OSA PENINSULA, Costa Rica, June 16, 2015 /PRNewswire/ -- Endangered sea turtles are returning home to the Osa Peninsula, an intensely diverse region in Costa Rica where Blue Osa Yoga Retreat is expanding its vision as an eco-resort. Today this includes programs where retreat guests work alongside local conservation organizations to reclaim turtle nesting grounds on local beaches.
The pairing comes at a crucial time, supplying the Osa Conservation network vital resources including human power and funding. After a decline in sea turtle population on the Osa over the past couple of decades, conservation efforts are truly making a difference.
Four species of sea turtles call Osa beaches home. A love story in many ways, sea turtles have the distinct ability to remember the beach that bore them and return to the same beach to lay their eggs, traveling thousands of miles through currents and open ocean to nest on familiar shores.
Sea turtles are not the only visitors to the beach, however; dogs, wild animals and humans disrupt the nests, accounting for over 75% of the predation of these vulnerable creatures.
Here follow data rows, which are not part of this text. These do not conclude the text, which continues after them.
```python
class EpsNetPlan(PlanBase):

    ENC_F = [161, 79, 39, 19, 9, 4]
    fused_tcm = True
    chain_conv1 = True
    compose_stage1 = True
    split_bf16 = True
    split_tcm = True
    plane_h = True
    tcm_stack = True
    parity_planes = True
    planes = 2
    TCM_F16 = True
    NSLOT = 20

    def __init__(self, ctx, sd, B, T, time_cond=True, nsteps=1, plan=None, table=None, with_pre=None, split_bf16=None,
                 planes=None, plane_h=None, exclusive=False, frames=None):
        with_pre = time_cond if with_pre is None else with_pre
        if split_bf16 is not None:
            self.split_bf16 = bool(split_bf16)
        if planes is not None:
            if int(planes) not in (1, 2, 3):
                raise ValueError("planes is 3 (bf16x3), 2 (f16x2) or 1 (bf16 mode)")
            self.planes = int(planes)
        if plane_h is not None:
            self.plane_h = bool(plane_h)
        if self.planes == 1:
            self.plane_h = True
        self.tcm_planes = 3 if (self.planes == 2 and not self.TCM_F16) else self.planes
        self.use_tcm_stack = bool(self.tcm_stack and exclusive)
        self.frames = frames
        if frames is not None and (self.force_generic or not self.fused_tcm):
            raise ValueError("exact ragged batches need a fused TCM form (csrc/tcm.hip, csrc/tcm2.hip): the three-launch form has no frames table")
        self.sd = sd
        ok = (self.split_bf16 and self.chain_conv1 and self.compose_stage1 and time_cond and with_pre and not self.force_generic
              and all(float(P._np(sd[k])[0]) <= 1.0 for k in sd if k.endswith(".weight") and P._np(sd[k]).shape == (1,)))
        if not ok:
            if self.planes == 1:
                raise ValueError("bf16 mode needs the chained split-bf16 DiffUNet1 path (PReLU slopes <= 1)")
            self.plane_h = False
            if self.planes == 2:
                self.planes = self.tcm_planes = 3
        super().__init__(ctx, plan, ns=(ctx.bank.token(sd), bool(time_cond), bool(with_pre), self.fused_tcm, self.chain_conv1,
                                        self.compose_stage1, self.split_bf16, self.split_tcm,
                                        ctx.bank.token(table), str(self.plane_h), self.planes, self.parity_planes))
        self.sd, self.B, self.T, self.time_cond, self.nsteps = sd, B, T, time_cond, nsteps
        self.with_pre = with_pre
        a = ctx.alloc
        self.x = a(B, 2, T, F0)
        self.x_init = a(B, 2, T, F0) if self.with_pre else None
        self.out = a(B, 2, T, F0)
        self.H = a(B, 32, T + 1, F0)
        self.H2 = a(B, 32, T + 1, F0)
        self.Pskip = [[None] + [a(B + 1, 32, T, self.ENC_F[k]) for k in range(1, 5)] for _ in range(2)]
        self.zero32 = self.upw("zero32", lambda: np.zeros(32))
        self.en = [a(B, 64, T, f) for f in self.ENC_F[1:5]] + [a(B, 64, 4, T)]
        self.tcm_a, self.tcm_b = a(B, 256, T), a(B, 256, T)
        self.tcm_h, self.tcm_g = a(B, 64, T), a(B, 64, T)
        self.tcm_hs = [ctx.alloc_u16(*P.tcm2_hs_shape(B, T, self.tcm_planes)) for _ in range(2)]
        self._tcm_stack = None
        self.tcm_flags = torch.zeros(B * ((T + 31) // 32), dtype=torch.int32, device=ctx.device)
        self.tcm_status = torch.zeros(4, dtype=torch.int32, device=ctx.device)
        ctx.keep += [self.tcm_flags, self.tcm_status]
        self.dec = [a(B, 64, T, 79), a(B, 64, T, 79)]
        if self.plane_h:
            self.hp_en = {k: ctx.alloc_u16(*P.hp_shape(B + 1, T, self.ENC_F[k - 1], self.planes)) for k in range(2, 6)}
            self.hp_de = {k: ctx.alloc_u16(*P.hp_shape(B + 1, T, self.ENC_F[k], self.planes)) for k in range(1, 6)}
            self.hp_de5b = ctx.alloc_u16(*P.hp_shape(B + 1, T, self.ENC_F[5], self.planes))
            for k, t_ in self.hp_en.items():
                self.named("hp_en%d" % k, t_)
            for k, t_ in self.hp_de.items():
                self.named("hp_de%d" % k, t_)
            self.named("hp_de5b", self.hp_de5b)
        for name, t_ in (("x", self.x), ("x_init", self.x_init), ("en5", self.en[4]), ("tcm_a", self.tcm_a), ("tcm_b", self.tcm_b),
                         ("tcm_hs0", self.tcm_hs[0]), ("tcm_hs1", self.tcm_hs[1])):
            if t_ is not None:
                self.named(name, t_)
        if time_cond:
            self.tsteps = a(nsteps, B, zero=True)
            self.tbias = a(nsteps, B, self.NSLOT * 32)
            self.temb = a(nsteps, B, 512)
            self._prep_time(table)

    def w(self, k):
        return P._np(self.sd[k])

    def _stage_fold(self):
        st = []
        for k in range(1, 6):
            W1 = self.w("en.conv%d.conv1.weight" % k)[:, :, 0, 0]
# ... 240 lines not shown

    def _residual_split(self, p, dil, xin, xout, hin, hout, p_next, mode=0):
        npl = self.tcm_planes
        d = L.Tcm2Desc()
        self.apply(d, self.fields("%s.split%d.np%d" % (p if mode == 0 else p_next, mode, npl),
                                  lambda: P.tcm2_fields(self.sd, p, p_next, npl, mode)))
        d.x = xin.data_ptr()
        if mode == 0:
            d.x_out, d.hs = xout.data_ptr(), hin.data_ptr()
        if p_next is not None:
            d.hs_out = hout.data_ptr()
        d.dil, d.B, d.T, d.mode, d.np = dil, self.B, self.T, mode, npl
        d.frames = Ctx.ptr(self.frames)
        if mode == 0 and self._tcm_stack is not None:
            self._tcm_stack.append(d)
        else:
            self.add(d, TAG_TCM)

    def _plane_stage(self, kind):
        return self.plane_h is True

    def _bglu(self, label, make, *, hp=None, F_in=None, x0=None, x1=None, taps, sf_in, Fout, p1mask=0, Fout1=0, slope, C2,
              bias, out=None, out_strides=None, out_off=0, nx_hp=None, nx_F=None, nx_row0=False, nx_add=None,
              nx_out=(), nx_bias=(), hp_par=False, nx_par=False, skip_F=0):
        B, T, npl = self.B, self.T, self.planes
        d = L.BgluDesc()
        self.apply(d, self.fields("bglu:%s:%d" % (label, npl), make))
        if hp is not None:
            shp = P.hp_shape(B + 1, T, F_in, npl)
            d.hp, d.hp_sb, d.hp_Tp, d.hp_Fp, d.hp_t0, d.hp_f0 = hp.data_ptr(), int(np.prod(shp[1:])), shp[1], shp[4], P.HP_T0, P.HP_F0
            d.hp_par = 1 if hp_par else 0
        else:
            d.x0, d.x1 = x0, x1
        d.Tin, d.Fin = T, (F_in if F_in is not None else F0)
        d.ntaps, d.sf_in = len(taps), sf_in
        for i, (dt_, df_) in enumerate(taps):
            d.tap_dt[i], d.tap_df[i] = int(dt_), int(df_)
        d.p1mask, d.Fout1 = p1mask, Fout1
        d.B, d.Tout, d.Fout, d.np = B, T, Fout, npl
        tb, o0, o1, o0t, o1t, sb = bias
        if tb is not None:
            d.bias0, d.bias1, d.bias_sb = Ctx.ptr(tb, o0), Ctx.ptr(tb, o1), sb
            if o0t is not None:
                d.bias0_t0, d.bias1_t0 = Ctx.ptr(tb, o0t), Ctx.ptr(tb, o1t)
        d.slope, d.C2 = float(slope), C2
        if out is not None:
            d.out = Ctx.ptr(out)
            d.out_sb, d.out_sc, d.out_st, d.out_sf = out_strides
            d.out_off = out_off
        d.skip_Fh = (skip_F + 1) // 2 if (skip_F and self.parity_planes) else 0
        d.nx_n = (1 if nx_hp is not None else 0) + len(nx_out)
        d.nx_items = B + 1
        assert all(t_.shape[0] == B + 1 for t_, *_ in nx_out) and (nx_hp is None or nx_hp.shape[0] == B + 1)
        if nx_hp is not None:
            shp = P.hp_shape(B + 1, T, nx_F, npl)
            d.nx_hp, d.nx_hp_sb, d.nx_Tp, d.nx_Fp, d.nx_t0, d.nx_f0 = (nx_hp.data_ptr(), int(np.prod(shp[1:])), shp[1], shp[4],
                                                                      P.HP_T0, P.HP_F0)
            d.nx_row0 = 1 if nx_row0 else 0
            d.nx_par = 1 if nx_par else 0
        if nx_add is not None:
            t_, sb_, sc_, st_, sf_ = nx_add
            d.nx_add, d.add_sb, d.add_sc, d.add_st, d.add_sf = Ctx.ptr(t_), sb_, sc_, st_, sf_
        for i, (t_, sb_, sc_, st_, sf_) in enumerate(nx_out):
            d.nx_out[i] = Ctx.ptr(t_)
            d.nx_sb[i], d.nx_sc[i], d.nx_st[i], d.nx_sf[i] = sb_, sc_, st_, sf_
        for i, (t_, off_, sb_) in enumerate(nx_bias):
            d.nx_bias[i], d.nx_bias_sb[i] = Ctx.ptr(t_, off_), sb_
        self.add(d, TAG_EPS_BLOCK)
        return d

    def _encoder_planes(self, step, x, x_init):
        B, T, npl = self.B, self.T, self.planes
        sbb = self.NSLOT * 32
        tb = self.tbias

        def slot(sl):
            return self._bias_for(step, sl)[1]

        for k in range(1, 6):
            p = "en.conv%d" % k
            Fin, Fo = self.ENC_F[k - 1], self.ENC_F[k]
            kw = 5 if k == 1 else 3
            kk, taps = P.conv_taps(2, kw, 1)
            chained = k < 5
            pn = "en.conv%d" % (k + 1)

            def nx_weights(k=k, pn=pn):
                if k == 5:
                    return []
                ws = [self.w(pn + ".conv1.weight")[:, :, 0, 0]]
# ... 16 lines not shown
            kwargs = dict(taps=taps, sf_in=2, Fout=Fo, slope=self._slope("en.en%d.1.weight" % k), C2=64, **src)
            if chained:
                sk = [(self.Pskip[di][k], 32 * T * Fo, 4 * T * Fo, 4 * Fo, 4) for di in range(2)]
                kwargs.update(nx_hp=self.hp_en[k + 1], nx_F=Fo, nx_row0=True, nx_out=sk, nx_par=self.parity_planes, skip_F=Fo,
                              nx_bias=[(tb, slot(k), sbb)] + [(tb, slot(5 + 5 * di + (5 - k)), sbb) for di in range(2)])
            else:
                kwargs.update(out=self.en[4], out_strides=(64 * 4 * T, 4 * T, 1, T))
            self._bglu("en%d" % k, make, bias=bias or (None, 0, 0, None, None, 0), **kwargs)

    def _decoders_planes(self, step, tcm_out, out):
        B, T, npl = self.B, self.T, self.planes
        pd = L.PlanesDesc()
        pd.in_, pd.in1 = tcm_out.data_ptr(), self.en[4].data_ptr()
        pd.in_sb, pd.in_sc, pd.in_st, pd.in_sf = 256 * T, 4 * T, 1, T
        shp = P.hp_shape(B + 1, T, 4, npl)
        pd.hp, pd.hp1 = self.hp_de[5].data_ptr(), self.hp_de5b.data_ptr()
        pd.hp_sb, pd.hp_Tp, pd.hp_Fp, pd.hp_t0, pd.hp_f0 = int(np.prod(shp[1:])), shp[1], shp[4], P.HP_T0, P.HP_F0
        pd.B, pd.T, pd.F, pd.np, pd.cin0, pd.cin1, pd.nd = B, T, 4, npl, 64, 64, 2
        for di, de in enumerate(("de_real", "de_imag")):
            tb, off, sbb = self._bias_for(step, 5 + 5 * di)
            pd.w[di] = self.upw("%s.de5.0.conv1.kmajor" % de, lambda de=de: self.w("%s.de5.0.conv1.weight" % de)[:, :, 0, 0]).data_ptr()
            pd.bias[di], pd.bias_sb = Ctx.ptr(tb, off), sbb
        self.add(pd, TAG_EPS_CONV1)
        for di, de in enumerate(("de_real", "de_imag")):
            for n, k in enumerate((5, 4, 3, 2, 1)):
                p = "%s.de%d.0" % (de, k)
                Fin = self.ENC_F[k]
                kw = 5 if k == 1 else 3
                Fo = 2 * (Fin - 1) + kw
                kk0, taps0 = P.convT_phase_taps(2, kw, 0)
                kk1, taps1 = P.convT_phase_taps(2, kw, 1)
                mask = sum(1 << taps0.index(tp) for tp in taps1)
                C2 = 64 if k > 1 else 1
                bn = "%s.de%d.2" % (de, k) if k > 1 else None

                def make(p=p, k=k, de=de, kk0=kk0, kk1=kk1, C2=C2, bn=bn):
                    g = dict(w0=P.convT_kmat(self.sd[p + ".l.weight"], kk0), w1=P.convT_kmat(self.sd[p + ".r.weight"], kk0),
                             w2=P.convT_kmat(self.sd[p + ".l.weight"], kk1), w3=P.convT_kmat(self.sd[p + ".r.weight"], kk1))
                    nxw = [self.w("%s.de%d.0.conv1.weight" % (de, k - 1))[:, :, 0, 0].T[:, :64]] if k > 1 else []
                    return P.bglu_fields(self.sd, p, True, C2, bn, g, nxw, npl, True)

                kwargs = dict(hp=self.hp_de5b if (k == 5 and di == 1) else self.hp_de[k], F_in=Fin, taps=taps0, sf_in=1, Fout=(Fo + 1) // 2, p1mask=mask, Fout1=Fo // 2,
                              slope=self._slope("%s.de%d.3.weight" % (de, k)) if k > 1 else 1.0, C2=C2,
                              bias=(None, 0, 0, None, None, 0))
                if k > 1:
                    kwargs.update(nx_hp=self.hp_de[k - 1], nx_F=Fo, nx_add=(self.Pskip[di][k - 1], 32 * T * Fo, 4 * T * Fo, 4 * Fo, 4), skip_F=Fo,
                                  nx_bias=[(self.zero32, 0, 0)])
                else:
                    kwargs.update(out=out, out_strides=(2 * T * F0, T * F0, F0, 2), out_off=di * T * F0)
                self._bglu(p, make, **kwargs)

    def build_step(self, step=0, x=None, x_init=None, out=None):
        B, T = self.B, self.T
        x = self.x if x is None else x
        out = self.out if out is None else out
        x_init = self.x_init if x_init is None else x_init
        key = (x.data_ptr(), 0 if x_init is None else x_init.data_ptr(), out.data_ptr())
        tmpl = getattr(self, "_tmpl", None)
        if tmpl is not None and tmpl[0] == key and self.time_cond:
            _, step0, items = tmpl
            lo = self.tbias.data_ptr()
            hi = lo + self.tbias.numel() * 4
            delta = (step - step0) * B * self.NSLOT * 32 * 4
            for d, tag in items:
                d2 = type(d).from_buffer_copy(d)
                if isinstance(d2, L.GconvDesc):
                    for f in ("bias0", "bias1", "bias0_t0", "bias1_t0", "padrow"):
                        v = getattr(d2, f)
                        if v and lo <= v < hi:
                            setattr(d2, f, v + delta)
                    for i in range(d2.nx_n):
                        v = d2.nx_bias[i]
                        if v and lo <= v < hi:
# ... 806 lines not shown
```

To protect the habitat, Blue Osa guests can join Osa Conservation's night patrols to monitor as female turtles make their shoreline journey. Early risers can scour the beach before first light to stake out new nests and move eggs to the safety of a nearby hatchery.
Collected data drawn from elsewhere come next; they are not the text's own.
#define DIST_GROUP_MAX 32u
__device__ __forceinline__ unsigned long long cf_readlane64(unsigned long long v, int l) {
    return ((unsigned long long)(uint32_t)__builtin_amdgcn_readlane((int)(uint32_t)(v >> 32), l) << 32) | (unsigned long long)(uint32_t)__builtin_amdgcn_readlane((int)(uint32_t)v, l);
}
__global__ void __launch_bounds__(256)
cf_group_mark_kernel(const unsigned long long* __restrict__ keys, int64_t n, int kb, int ab, const int64_t* __restrict__ post_ptr, const int32_t* __restrict__ post,
                     const unsigned long long* __restrict__ not_a_set, uint32_t cap, uint32_t* __restrict__ flags, uint32_t* __restrict__ member_mask, uint32_t* __restrict__ new_mask) {
    const uint32_t lane = threadIdx.x & 63u;
    const int64_t wave = ((int64_t)blockIdx.x * blockDim.x + threadIdx.x) >> 6, n_waves = ((int64_t)gridDim.x * blockDim.x) >> 6;
    const unsigned long long rank_mask = (1ull << ab) - 1ull;
    const bool off = *not_a_set != 0ull;
    for (int64_t c0 = wave * 64; c0 < n; c0 += n_waves * 64) {
        int64_t wb = c0, w_p0 = 0;
        unsigned long long w_fu = ~0ull;
        uint32_t w_len = 0;
        auto load_window = [&](int64_t b) {
            wb = b; w_fu = ~0ull; w_p0 = 0; w_len = 0;
            const int64_t i = b + (int64_t)lane;
            if (i < n) { const unsigned long long k = keys[i]; const uint32_t x = (uint32_t)(k & rank_mask); w_fu = k >> kb; w_p0 = post_ptr[x]; w_len = (uint32_t)(post_ptr[x + 1] - w_p0); }
        };
        load_window(c0);
        const int64_t i_me = c0 + (int64_t)lane;
        if (off) { if (i_me < n) { flags[i_me] = 1u; member_mask[i_me] = 0u; new_mask[i_me] = 0u; } continue; }
        bool head = i_me < n;
        if (head && i_me > 0) head = (keys[i_me - 1] >> kb) != w_fu;
        unsigned long long hm = cf_ballot(head);
        while (hm) {
            const int s = __ffsll((long long)hm) - 1;
            hm &= hm - 1ull;
            if (wb != c0) load_window(c0);
            const unsigned long long fu = cf_readlane64(w_fu, s);
            uint32_t un = 0xFFFFFFFFu, nu = 0, members = 0;
            for (int64_t j = c0 + s; j < n; ++j) {
                if (j - wb == 64) load_window(j);
                const int sl = (int)(j - wb);
                if (cf_readlane64(w_fu, sl) != fu) break;
                const int64_t p0 = (int64_t)cf_readlane64((unsigned long long)w_p0, sl);
                const uint32_t len = (uint32_t)__builtin_amdgcn_readlane((int)w_len, sl);
                if (len > cap) {
                    if (lane == 0u) { flags[j] = 1u; member_mask[j] = 0u; new_mask[j] = 0u; }
                    nu = 0; members = 0;
                    continue;
                }
                const uint32_t L = lane < len ? (uint32_t)post[p0 + lane] : 0xFFFFFFFFu;
                uint32_t mask = 0;
                unsigned long long found = 0;
                for (uint32_t i = 0; i < nu; ++i) {
                    const unsigned long long h = cf_ballot(L == (uint32_t)__builtin_amdgcn_readlane((int)un, (int)i));
                    if (h) { mask |= 1u << i; found |= h; }
                }
                const unsigned long long mine = cf_ballot(lane < len);
                unsigned long long nm = mine & ~found;
                const bool start = members == 0u || members == DIST_CLASS_CAP || nu + (uint32_t)__popcll(nm) > cap;
                if (start) { nu = 0; members = 0; mask = 0; nm = mine; }
                const uint32_t fresh = (uint32_t)nm;
                while (nm) {
                    const int t = __ffsll((long long)nm) - 1;
                    nm &= nm - 1ull;
                    const uint32_t x = (uint32_t)__builtin_amdgcn_readlane((int)L, t);
                    if (lane == nu) un = x;
                    mask |= 1u << nu;
                    ++nu;
                }
                ++members;
                if (lane == 0u) { if (start) flags[j] = 1u; member_mask[j] = mask; new_mask[j] = fresh; }
            }
        }
    }
}
__global__ void __launch_bounds__(256)
cf_group_fill_kernel(const int32_t* __restrict__ order, const uint32_t* __restrict__ gfirst, int64_t n_groups, const int64_t* __restrict__ post_ptr, const int32_t* __restrict__ post,
                     const unsigned long long* __restrict__ not_a_set, uint32_t cap, const uint32_t* __restrict__ new_mask, const uint32_t* __restrict__ member_mask,
                     int32_t* __restrict__ upost, uint32_t* __restrict__ ulen, unsigned long long* __restrict__ diag, unsigned long long* __restrict__ err) {
    const bool off = *not_a_set != 0ull;
    unsigned long long dg_u = 0, dg_c = 0;
    const int64_t stride = (int64_t)gridDim.x * blockDim.x;
    for (int64_t g = (int64_t)blockIdx.x * blockDim.x + threadIdx.x; g < n_groups; g += stride) {
        const uint32_t f = gfirst[g], e = gfirst[g + 1];
        bool counting = off;
        if (e - f == 1u) { const int32_t x = order[f]; counting = counting || (uint32_t)(post_ptr[x + 1] - post_ptr[x]) > cap; }
        uint32_t k = 0;
        if (!counting)
            for (uint32_t j = f; j < e; ++j) {
                uint32_t nm = new_mask[j];
                if (!nm) continue;
                const int64_t p0 = post_ptr[order[j]];
                while (nm) {
                    const int t = __ffs((int)nm) - 1;
                    nm &= nm - 1u;
                    if (k < DIST_GROUP_MAX) upost[(size_t)DIST_GROUP_MAX * (size_t)g + k] = post[p0 + t];
                    ++k;
                }
            }
        if (k > DIST_GROUP_MAX) { atomicOr(err, 4ull); k = DIST_GROUP_MAX; }
        ulen[g] = counting ? 0x80000000u : k;
        dg_u += k;
#if defined(CF_DIST_DIAG_COUNT)
        for (uint32_t j = f; j < e; ++j) {
            bool seen = false;
            for (uint32_t q = f; q < j && !seen; ++q) seen = member_mask[q] == member_mask[j];
            dg_c += (unsigned long long)!seen;
        }
#endif
    }
#if defined(CF_DIST_DIAG_COUNT)
    for (int d = 32; d >= 1; d >>= 1) { dg_u += __shfl_down(dg_u, (unsigned)d); dg_c += __shfl_down(dg_c, (unsigned)d); }
    if ((threadIdx.x & 63) == 0 && dg_c) { atomicAdd(diag, dg_u); atomicAdd(diag + 1, dg_c); }
#else
    (void)diag; (void)dg_u; (void)dg_c; (void)member_mask;
#endif
}
__global__ void __launch_bounds__(256)
cf_member_emissions_kernel(const int32_t* __restrict__ order, int64_t n_order, const int64_t* __restrict__ post_ptr, const int32_t* __restrict__ post,
                           const cf_dist_rec* __restrict__ urange, const int32_t* __restrict__ rend, int32_t min_d, int32_t max_d,
                           unsigned long long* __restrict__ entries_out, unsigned long long* __restrict__ self_out) {
    unsigned long long ent = 0, self = 0;
    const int64_t stride = (int64_t)gridDim.x * blockDim.x;
    for (int64_t i = (int64_t)blockIdx.x * blockDim.x + threadIdx.x; i < n_order; i += stride) {
        const int32_t x = order[i];
        const int64_t p0 = post_ptr[x], p1 = post_ptr[x + 1];
        int32_t u = p0 < p1 ? post[p0] : 0;
        for (int64_t p = p0; p < p1; ++p) {
            ent += urange[u].len;
            const int32_t u_next = p + 1 < p1 ? post[p + 1] : 0x7FFFFFFF;
            if (u_next < rend[u]) {
                for (int64_t q = p + 1; q < p1; ++q) {
                    const int32_t v = post[q];
                    if (v >= rend[u] || v - u > max_d) break;
                    self += (unsigned long long)(v - u >= min_d);
                }
            }
            u = u_next;
        }
    }
    for (int d = 32; d >= 1; d >>= 1) { ent += __shfl_down(ent, (unsigned)d); self += __shfl_down(self, (unsigned)d); }
    if ((threadIdx.x & 63) == 0) {
        if (ent) atomicAdd(entries_out, ent);
        if (self) atomicAdd(self_out, self);
    }
}

struct alignas(8) cf_dist_item { uint32_t e, m; };
#ifndef CF_DIST_ITEMS_BLOCKED
#define CF_DIST_ITEMS_BLOCKED 0
#endif
struct alignas(16) cf_dist_head { uint32_t a, n_items; unsigned long long ibase; uint32_t n_entries, n_useful, n_members, first_member; };

struct cf_dist_args {
    const int64_t* post_ptr;
    const int32_t* post;
    const int64_t* cloud_ptr;
    const int32_t* entries;
    const int32_t* unit_rend;
    const int32_t* unit_rbeg;
    const cf_dist_rec* urange;
    const uint16_t* entry_i;
    const uint8_t* entry_i8;
    uint32_t reg_shift;
    const uint32_t* packed;
    int64_t n_kmers;
    int32_t part, n_parts;
    int32_t min_d, max_d;
    uint32_t min_cov;
    double thr;
    uint32_t thr_num, thr_den;
    int32_t slots;
    uint32_t fill_limit;
    uint32_t est_limit;
    int32_t sketch;
    uint32_t sk_counters, sk_shift, sk_mask;
    uint32_t sk_fbits, sk_fsh, sk_wshift, sk_fmask, sk_guard, sk_bytes;
    const cf_dist_head* heads;
    const cf_dist_item* items;
    uint32_t stage_cap;
    uint32_t filter_once;
    uint32_t hot_cap;
    uint32_t hot_entries;
    uint32_t* edges;
    unsigned long long edge_cap;
    const uint32_t* member_mask;
    const int32_t* order;
    int64_t n_order;
    unsigned long long edge_chunk;
    unsigned long long* holes;
    unsigned long long* counters;
    uint32_t* unique_bits;
};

For many, the most rewarding moment of conservation work happens during turtle release as hundreds of hatchlings scurry toward the ocean waves. Helpful volunteers guide them along and ward off hawks and other predators.
In creating a package that combines yoga with sea turtle conservation, retreat guests partner with the local community to enact change as they renew the body, focus the mind, and gain greater appreciation for all life.
Blue Osa is recognized as one of the top eco-resorts in Central America. Relying on renewable resources as much as possible, the resort generates as much energy as it consumes, and is not dependent on external power lines or sewage systems. Operating at maximum capacity of 50 people including staff, Blue Osa uses roughly the same amount of energy as a U.S. household of four. Located on the Golfo Dulce south of Puerto Jimenez, the 12-room destination is the perfect setting for groups of all kinds.